Come avrai intuito, il problema dell’andropausa e della menopausa letteraria non sta tanto nell’eziologia o nei sintomi, quanto nei disperati tentativi di autoguarigione messi in opera da chi ne è affetto. Quanto all’origine del morbo, forse non è difficile individuarla: è la conseguenza di un eccesso di testosterone letterario o, per dirla più poeticamente, la risacca di un’onda smisurata. Solo chi abbia creduto troppo nelle promesse della letteratura può esserne disilluso a tal punto da imbracciare le armi, aderire ciecamente a qualche causa e gettarsi a capofitto nella vita (che gli si rivelerà, spesso, come un’ultima chimera letteraria).

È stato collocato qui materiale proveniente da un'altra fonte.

@@ -1315,32 +1417,39 @@
       char* dp = (char*)cd->pool.alloc((size_t)n * pb + 256 * (size_t)ftab.nf);
       char* dc = (char*)cd->pool.alloc((size_t)n * cb + 256 * (size_t)ftab.nf);
       if (!dp || !dc) return PCC_E_NOMEM;
-      std::vector<UploadPiece> pt_pieces;
+      std::vector<PccUpArray> pt_arrays, col_arrays;
       size_t po = 0, co = 0;
       for (int f = 0; f < ftab.nf; ++f) {
         const size_t nf = (size_t)(ftab.off[f + 1] - ftab.off[f]);
         ftab.pts[f] = dp + po;
-        upload_pieces(&pt_pieces, po, host->pts[f], nf * pb, 0);
+        pt_arrays.push_back({host->pts[f], po, nf * pb, 0});
         po += (nf * pb + 255) & ~(size_t)255;
       }
       const size_t pts_bytes = po;
       for (int f = 0; f < ftab.nf; ++f) {
         const size_t nf = (size_t)(ftab.off[f + 1] - ftab.off[f]);
         ftab.cols[f] = dc + co;
-        upload_pieces(&col_pieces, co, host->cols[f], nf * cb, ftab.cols_f64);
+        col_arrays.push_back({host->cols[f], co, nf * cb, ftab.cols_f64});
         co += (nf * cb + 255) & ~(size_t)255;
       }
       ftab.cols_f64 = 0;
       PCC_TRY(cd->pin_up.ensure(pts_bytes + co));
+      pcc_up_plan_add(&up.plan, pt_arrays.data(), ftab.nf, 0, 0, kUploadBlockBytes, kUploadThreads);
+      up.n_pts_blocks = (int)up.plan.blocks.size();
+      pcc_up_plan_add(&up.plan, col_arrays.data(), ftab.nf, 1, pts_bytes, kUploadBlockBytes, kUploadThreads);
+      up.stage = (char*)cd->pin_up.p;
+      up.dev[0] = dp;
+      up.dev[1] = dc;
+      up.stream = cd->up_stream;
+      up.compute = st;
+      up.status = &up_status;
+      PCC_TRY(call_event(cd, &up.pts_up));
       up_guard.w = &cd->workers;
-      upload_run(cd, pt_pieces, (char*)cd->pin_up.p, dp, cd->up_stream, &up_status);
-      cd->workers.wait_all();
-      PCC_REQUIRE(up_status.load() == 0, PCC_E_HIP, "pcc_encode_gop_host_frames: upload of the frame arrays failed");
-      hipEvent_t pts_up;
-      PCC_TRY(call_event(cd, &pts_up));
-      PCC_HIP(hipEventRecord(pts_up, cd->up_stream));
-      PCC_HIP(hipStreamWaitEvent(st, pts_up, 0));
-      upload_run(cd, col_pieces, (char*)cd->pin_up.p + pts_bytes, dc, cd->up_stream, &up_status);
+      PCC_TRY(up.start(cd));
+      if (up.n_pts_blocks > 0) {
+        up.wait_points();
+        PCC_REQUIRE(up_status.load() == 0, PCC_E_HIP, "pcc_encode_gop_host_frames: upload of the frame arrays failed");
+      }
       frames = &ftab;
     }
     if (frames) {
@@ -1376,6 +1485,10 @@
       PCC_REQUIRE(up_status.load() == 0, PCC_E_HIP, "pcc_encode_gop_host_frames: upload of the frame arrays failed");
       PCC_HIP(hipEventRecord(cd->up_done, cd->up_stream));
       PCC_HIP(hipStreamWaitEvent(st, cd->up_done, 0));
+      if (up.trace) {
+        PCC_HIP(hipEventSynchronize(cd->up_done));
+        upload_trace_print(up);
+      }
     }
     if (frames) {
       hipLaunchKernelGGL(k_frames_feats, dim3((unsigned)((n + 255) / 256)), dim3(256), 0, st, *frames,
diff --git a/demo-learned-point-cloud-compression_amd/csrc/upload_stage.h b/demo-learned-point-cloud-compression_amd/csrc/upload_stage.h
--- /dev/null
+++ b/demo-learned-point-cloud-compression_amd/csrc/upload_stage.h
@@ -0,0 +1,107 @@
+#pragma once
+
+#include <stddef.h>
+#include <stdint.h>
+#include <string.h>
+
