std::string conv_plan_kernel_name(const ConvPlan& p) {
  const std::string tile = std::to_string(p.bm) + "x" + std::to_string(p.bn), ring = " ring" + std::to_string(p.stages);
  switch (p.kernel) {
    case ConvKernel::Igemm: return "igemm " + tile + ring + (p.kgroups == 2 ? " kg2" : "") + (p.reg_staged ? " regs" : "");
    case ConvKernel::GemmPipe: return "gemm_pipe " + tile + ring;
    case ConvKernel::HaloKs: return "halo_ks" + ring;
    case ConvKernel::HaloI8: return "halo_i8" + ring;
    case ConvKernel::HaloSubpix: return "conv3x3_halo_sp" + ring;
    case ConvKernel::Wstream: return "wstream waves" + std::to_string(p.waves);
    case ConvKernel::WstreamPal: return "wstream_pal waves" + std::to_string(p.waves);
    case ConvKernel::WstreamI8: return "wstream_i8 waves" + std::to_string(p.waves);
    case ConvKernel::Wsgemm: return "wsgemm";
    case ConvKernel::Bvgemm: return "bvgemm v" + std::to_string(p.variant);
    case ConvKernel::Smgemm: return "smgemm bm" + std::to_string(p.bm);
    case ConvKernel::SmgemmPal: return "smgemm_pal bm" + std::to_string(p.bm);
    case ConvKernel::SmgemmI8: return "smgemm_i8 bm" + std::to_string(p.bm);
    case ConvKernel::SmgemmQ8: return "smgemm_q8 bm" + std::to_string(p.bm);
    case ConvKernel::Smgeglu: return "smgeglu bm" + std::to_string(p.bm);
    case ConvKernel::SmgegluPal: return "smgeglu_pal bm" + std::to_string(p.bm);
    case ConvKernel::SmgegluI8: return "smgeglu_i8 bm" + std::to_string(p.bm);
    case ConvKernel::SmqkvI8: return "smqkv_i8 bm" + std::to_string(p.bm);
    default: return "generic";
  }
}

size_t conv_workspace_bytes(const ConvDesc& d) {
  if (!conv_fast_path_ok(d) || pal_gemm(d) || pal_geglu(d) || i8_gemm(d) || i8_geglu(d) || i8_qkv(d) || i8_gemm_q(d)) return 0;
  const Dims a = dims_of(d);
  if (d.subpix) return halo_sp_ok(d) ? slab_bytes(a, subpix_splits(d, a), false) : 0;
  const Plan p = choose_plan(d, a);
  int splits = (switches().tuning && can_split(d)) ? std::max(p.splitk, 16) : p.splitk;
  const bool stream = can_stream(d) || ((pal_stream(d) || i8_stream(d)) && can_split(d) && wstream_shape_ok(d));
  if (stream) splits = std::max(splits, wstream_splits(d, 4));
  return slab_bytes(a, splits, d.n_twins > 0 || stream);
}

ConvWeightCopies conv_plan_copies(const ConvDesc& d0) {
  ConvWeightCopies c{false, false, false};
  if (!conv_fast_path_ok(d0) || d0.subpix) return c;
  ConvDesc d = d0;
  d.w_tiled = d.w_ws = d.w_bv = nullptr;
  const Switches& sw = switches();
  const int k = d.ksize, M = d.B * d.Ho * d.Wo;
  const bool ws_candidate = sw.tuning ? ((k == 3 && M <= 512) || (k == 1 && M <= 128)) : plan_is_wstream(d);
  c.wstream = sw.wstream && wstream_shape_ok(d) && ws_candidate;
  c.wsgemm = sw.wsgemm && wsgemm_wanted(d);
  c.bvgemm = sw.bvgemm && !c.wsgemm && bvgemm_wanted(d);
  return c;
}

namespace {
ConvPlan fp16_plan(const ConvDesc& d0, const ConvWeightCopies& c) {
  static const half_t present = 0;
  ConvDesc d = d0;
  d.cw = CompressedWeights{};
  d.w_tiled = c.wstream ? &present : nullptr;
  d.w_ws = c.wsgemm ? &present : nullptr;
  d.w_bv = c.bvgemm ? &present : nullptr;
  return conv_plan(d);
}
}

Ci sono allora vie d’uscite che non siano socialmente pericolose? I migliori esempi che mi vengono in mente sono quelli immaginati da Guido Gozzano. C’è l’avvocato che sogna la placida vita piccoloborghese del farmacista del borgo dove vive la Signorina Felicita; e c’è Totò Merumeni che, pur corroso da un “lento male indomo”, ossia l’autopunizione inflitta dall’intelligenza e dalle “opere d’inchiostro”, si ritrova “quasi felice” in compagnia di una bertuccia di nome Makakita e soprattutto di una cuoca diciottenne – perché non è detto che la carne debba esser triste, una volta letti tutti i libri.

Tua madre mi pare aver trovato una soluzione simile. Per qualche ragione, a cinquant’anni non crede più alle promesse dei libri. Ma tutto sommato quelli che chiami “romanzi da sedia a sdraio” non sono la risposta più pericolosa al calo dell’estrogeno letterario. Pensaci. Poteva entrare in Scientology. Poteva sintetizzare metanfetamine e diventare una regina del narcotraffico internazionale. Poteva arruolarsi nel gruppo Stato islamico.